BEGIN
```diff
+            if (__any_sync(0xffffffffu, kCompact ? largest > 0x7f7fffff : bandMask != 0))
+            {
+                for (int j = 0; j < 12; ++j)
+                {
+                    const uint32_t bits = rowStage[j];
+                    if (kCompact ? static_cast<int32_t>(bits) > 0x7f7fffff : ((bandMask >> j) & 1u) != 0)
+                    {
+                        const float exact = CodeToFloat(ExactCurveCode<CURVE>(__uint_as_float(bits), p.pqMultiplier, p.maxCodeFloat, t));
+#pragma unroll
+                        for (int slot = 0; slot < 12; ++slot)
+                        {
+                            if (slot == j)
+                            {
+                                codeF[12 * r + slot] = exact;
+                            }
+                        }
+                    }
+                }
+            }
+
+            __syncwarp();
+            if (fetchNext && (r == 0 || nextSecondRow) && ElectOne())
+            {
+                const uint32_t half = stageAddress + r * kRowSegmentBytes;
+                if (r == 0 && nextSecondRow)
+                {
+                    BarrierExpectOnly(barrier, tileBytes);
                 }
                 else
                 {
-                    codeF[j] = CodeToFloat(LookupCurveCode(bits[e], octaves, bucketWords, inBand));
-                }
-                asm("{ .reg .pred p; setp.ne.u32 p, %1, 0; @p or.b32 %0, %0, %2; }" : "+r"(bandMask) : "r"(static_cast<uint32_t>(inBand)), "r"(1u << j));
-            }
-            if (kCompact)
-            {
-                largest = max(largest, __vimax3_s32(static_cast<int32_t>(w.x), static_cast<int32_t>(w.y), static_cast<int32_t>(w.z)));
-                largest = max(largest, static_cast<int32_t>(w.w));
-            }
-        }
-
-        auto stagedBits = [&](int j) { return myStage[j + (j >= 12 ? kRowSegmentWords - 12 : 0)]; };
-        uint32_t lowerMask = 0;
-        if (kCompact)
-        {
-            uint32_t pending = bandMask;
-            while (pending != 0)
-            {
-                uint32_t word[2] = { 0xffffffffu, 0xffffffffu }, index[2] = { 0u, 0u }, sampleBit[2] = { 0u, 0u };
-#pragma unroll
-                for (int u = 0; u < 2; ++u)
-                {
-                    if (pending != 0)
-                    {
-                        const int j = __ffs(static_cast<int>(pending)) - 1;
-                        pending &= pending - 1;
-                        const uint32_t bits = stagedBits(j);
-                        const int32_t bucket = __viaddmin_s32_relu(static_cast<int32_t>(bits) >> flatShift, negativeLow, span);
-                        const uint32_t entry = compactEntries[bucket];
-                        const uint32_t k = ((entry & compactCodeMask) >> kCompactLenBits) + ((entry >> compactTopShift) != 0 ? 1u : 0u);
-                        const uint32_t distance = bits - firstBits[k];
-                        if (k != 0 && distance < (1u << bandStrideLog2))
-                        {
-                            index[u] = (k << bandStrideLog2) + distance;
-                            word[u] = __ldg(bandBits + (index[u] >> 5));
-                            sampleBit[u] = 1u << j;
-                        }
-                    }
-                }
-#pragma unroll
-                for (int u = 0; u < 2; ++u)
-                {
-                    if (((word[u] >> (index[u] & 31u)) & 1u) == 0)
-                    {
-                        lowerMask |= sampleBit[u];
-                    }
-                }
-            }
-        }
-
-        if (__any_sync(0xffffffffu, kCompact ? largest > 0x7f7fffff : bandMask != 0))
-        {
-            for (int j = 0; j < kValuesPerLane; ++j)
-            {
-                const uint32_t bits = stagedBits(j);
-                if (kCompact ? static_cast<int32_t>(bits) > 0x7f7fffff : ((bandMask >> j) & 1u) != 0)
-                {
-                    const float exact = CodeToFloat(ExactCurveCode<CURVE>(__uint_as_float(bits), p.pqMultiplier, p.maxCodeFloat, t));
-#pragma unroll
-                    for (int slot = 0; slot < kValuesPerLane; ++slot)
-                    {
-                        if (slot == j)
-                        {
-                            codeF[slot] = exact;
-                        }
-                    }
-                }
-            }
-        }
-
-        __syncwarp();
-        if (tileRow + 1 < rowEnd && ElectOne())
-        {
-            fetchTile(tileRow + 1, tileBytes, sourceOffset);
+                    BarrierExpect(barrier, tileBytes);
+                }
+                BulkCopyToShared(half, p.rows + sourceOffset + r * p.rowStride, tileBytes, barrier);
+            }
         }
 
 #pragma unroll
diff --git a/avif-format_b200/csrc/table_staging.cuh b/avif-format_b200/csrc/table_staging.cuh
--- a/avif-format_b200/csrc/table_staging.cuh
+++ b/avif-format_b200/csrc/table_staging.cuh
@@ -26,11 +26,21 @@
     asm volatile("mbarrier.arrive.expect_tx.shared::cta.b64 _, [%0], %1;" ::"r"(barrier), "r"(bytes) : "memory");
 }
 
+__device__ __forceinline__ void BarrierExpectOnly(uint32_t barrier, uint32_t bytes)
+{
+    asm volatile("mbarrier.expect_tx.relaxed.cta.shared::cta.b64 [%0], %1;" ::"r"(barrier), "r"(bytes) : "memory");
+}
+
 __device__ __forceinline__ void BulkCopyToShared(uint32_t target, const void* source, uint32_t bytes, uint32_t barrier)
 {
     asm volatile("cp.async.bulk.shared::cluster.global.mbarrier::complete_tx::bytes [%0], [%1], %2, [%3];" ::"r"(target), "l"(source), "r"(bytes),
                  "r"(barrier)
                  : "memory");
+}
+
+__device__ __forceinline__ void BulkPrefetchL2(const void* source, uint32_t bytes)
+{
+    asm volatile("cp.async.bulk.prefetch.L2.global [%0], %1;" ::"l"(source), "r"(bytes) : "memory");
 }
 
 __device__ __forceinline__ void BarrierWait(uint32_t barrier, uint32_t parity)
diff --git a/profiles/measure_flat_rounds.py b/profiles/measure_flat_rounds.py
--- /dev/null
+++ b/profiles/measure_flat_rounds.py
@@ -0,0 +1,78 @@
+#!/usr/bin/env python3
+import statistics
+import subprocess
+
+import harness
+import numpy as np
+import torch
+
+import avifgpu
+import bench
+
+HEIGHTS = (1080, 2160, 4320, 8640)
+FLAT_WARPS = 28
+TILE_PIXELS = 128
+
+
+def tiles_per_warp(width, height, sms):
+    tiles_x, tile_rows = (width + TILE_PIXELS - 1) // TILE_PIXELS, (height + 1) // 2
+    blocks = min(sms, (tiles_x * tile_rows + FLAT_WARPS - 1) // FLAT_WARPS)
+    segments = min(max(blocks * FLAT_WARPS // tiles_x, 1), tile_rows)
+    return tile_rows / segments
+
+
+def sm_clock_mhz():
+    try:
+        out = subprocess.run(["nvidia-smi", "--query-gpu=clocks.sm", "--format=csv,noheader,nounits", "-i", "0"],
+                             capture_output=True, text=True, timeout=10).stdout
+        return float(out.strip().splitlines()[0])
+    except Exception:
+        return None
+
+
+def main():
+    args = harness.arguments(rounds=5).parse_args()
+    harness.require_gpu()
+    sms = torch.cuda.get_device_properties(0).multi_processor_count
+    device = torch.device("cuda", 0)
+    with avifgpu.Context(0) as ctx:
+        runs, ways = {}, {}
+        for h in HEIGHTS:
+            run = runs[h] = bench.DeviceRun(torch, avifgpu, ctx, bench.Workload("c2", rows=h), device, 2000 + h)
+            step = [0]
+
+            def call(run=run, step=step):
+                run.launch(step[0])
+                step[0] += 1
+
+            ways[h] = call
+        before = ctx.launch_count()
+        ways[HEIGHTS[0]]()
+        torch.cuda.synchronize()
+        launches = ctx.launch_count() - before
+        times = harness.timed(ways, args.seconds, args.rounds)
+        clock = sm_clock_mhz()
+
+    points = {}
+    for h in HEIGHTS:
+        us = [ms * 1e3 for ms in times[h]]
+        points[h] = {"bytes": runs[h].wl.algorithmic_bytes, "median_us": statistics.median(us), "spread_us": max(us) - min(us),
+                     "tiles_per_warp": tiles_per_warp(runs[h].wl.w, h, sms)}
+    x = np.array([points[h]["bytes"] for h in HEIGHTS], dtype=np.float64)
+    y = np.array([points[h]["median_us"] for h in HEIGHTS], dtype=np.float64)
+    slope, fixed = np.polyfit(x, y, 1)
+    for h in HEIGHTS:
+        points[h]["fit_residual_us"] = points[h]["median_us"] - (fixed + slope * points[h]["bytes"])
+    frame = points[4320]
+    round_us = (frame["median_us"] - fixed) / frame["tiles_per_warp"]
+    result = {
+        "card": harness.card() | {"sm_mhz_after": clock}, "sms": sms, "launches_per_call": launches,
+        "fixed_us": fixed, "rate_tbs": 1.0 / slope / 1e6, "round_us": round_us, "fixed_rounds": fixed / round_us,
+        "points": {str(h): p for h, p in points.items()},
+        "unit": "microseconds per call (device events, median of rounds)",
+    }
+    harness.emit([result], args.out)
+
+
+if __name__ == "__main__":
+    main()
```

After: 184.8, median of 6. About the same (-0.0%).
END
## WHAT IS NEEDED
Find each line above that contains "bandMask", and copy those lines.

## ANSWER SPACE
+            if (__any_sync(0xffffffffu, kCompact ? largest > 0x7f7fffff : bandMask != 0))
+                    if (kCompact ? static_cast<int32_t>(bits) > 0x7f7fffff : ((bandMask >> j) & 1u) != 0)
-                asm("{ .reg .pred p; setp.ne.u32 p, %1, 0; @p or.b32 %0, %0, %2; }" : "+r"(bandMask) : "r"(static_cast<uint32_t>(inBand)), "r"(1u << j));
-            uint32_t pending = bandMask;
-        if (__any_sync(0xffffffffu, kCompact ? largest > 0x7f7fffff : bandMask != 0))
-                if (kCompact ? static_cast<int32_t>(bits) > 0x7f7fffff : ((bandMask >> j) & 1u) != 0)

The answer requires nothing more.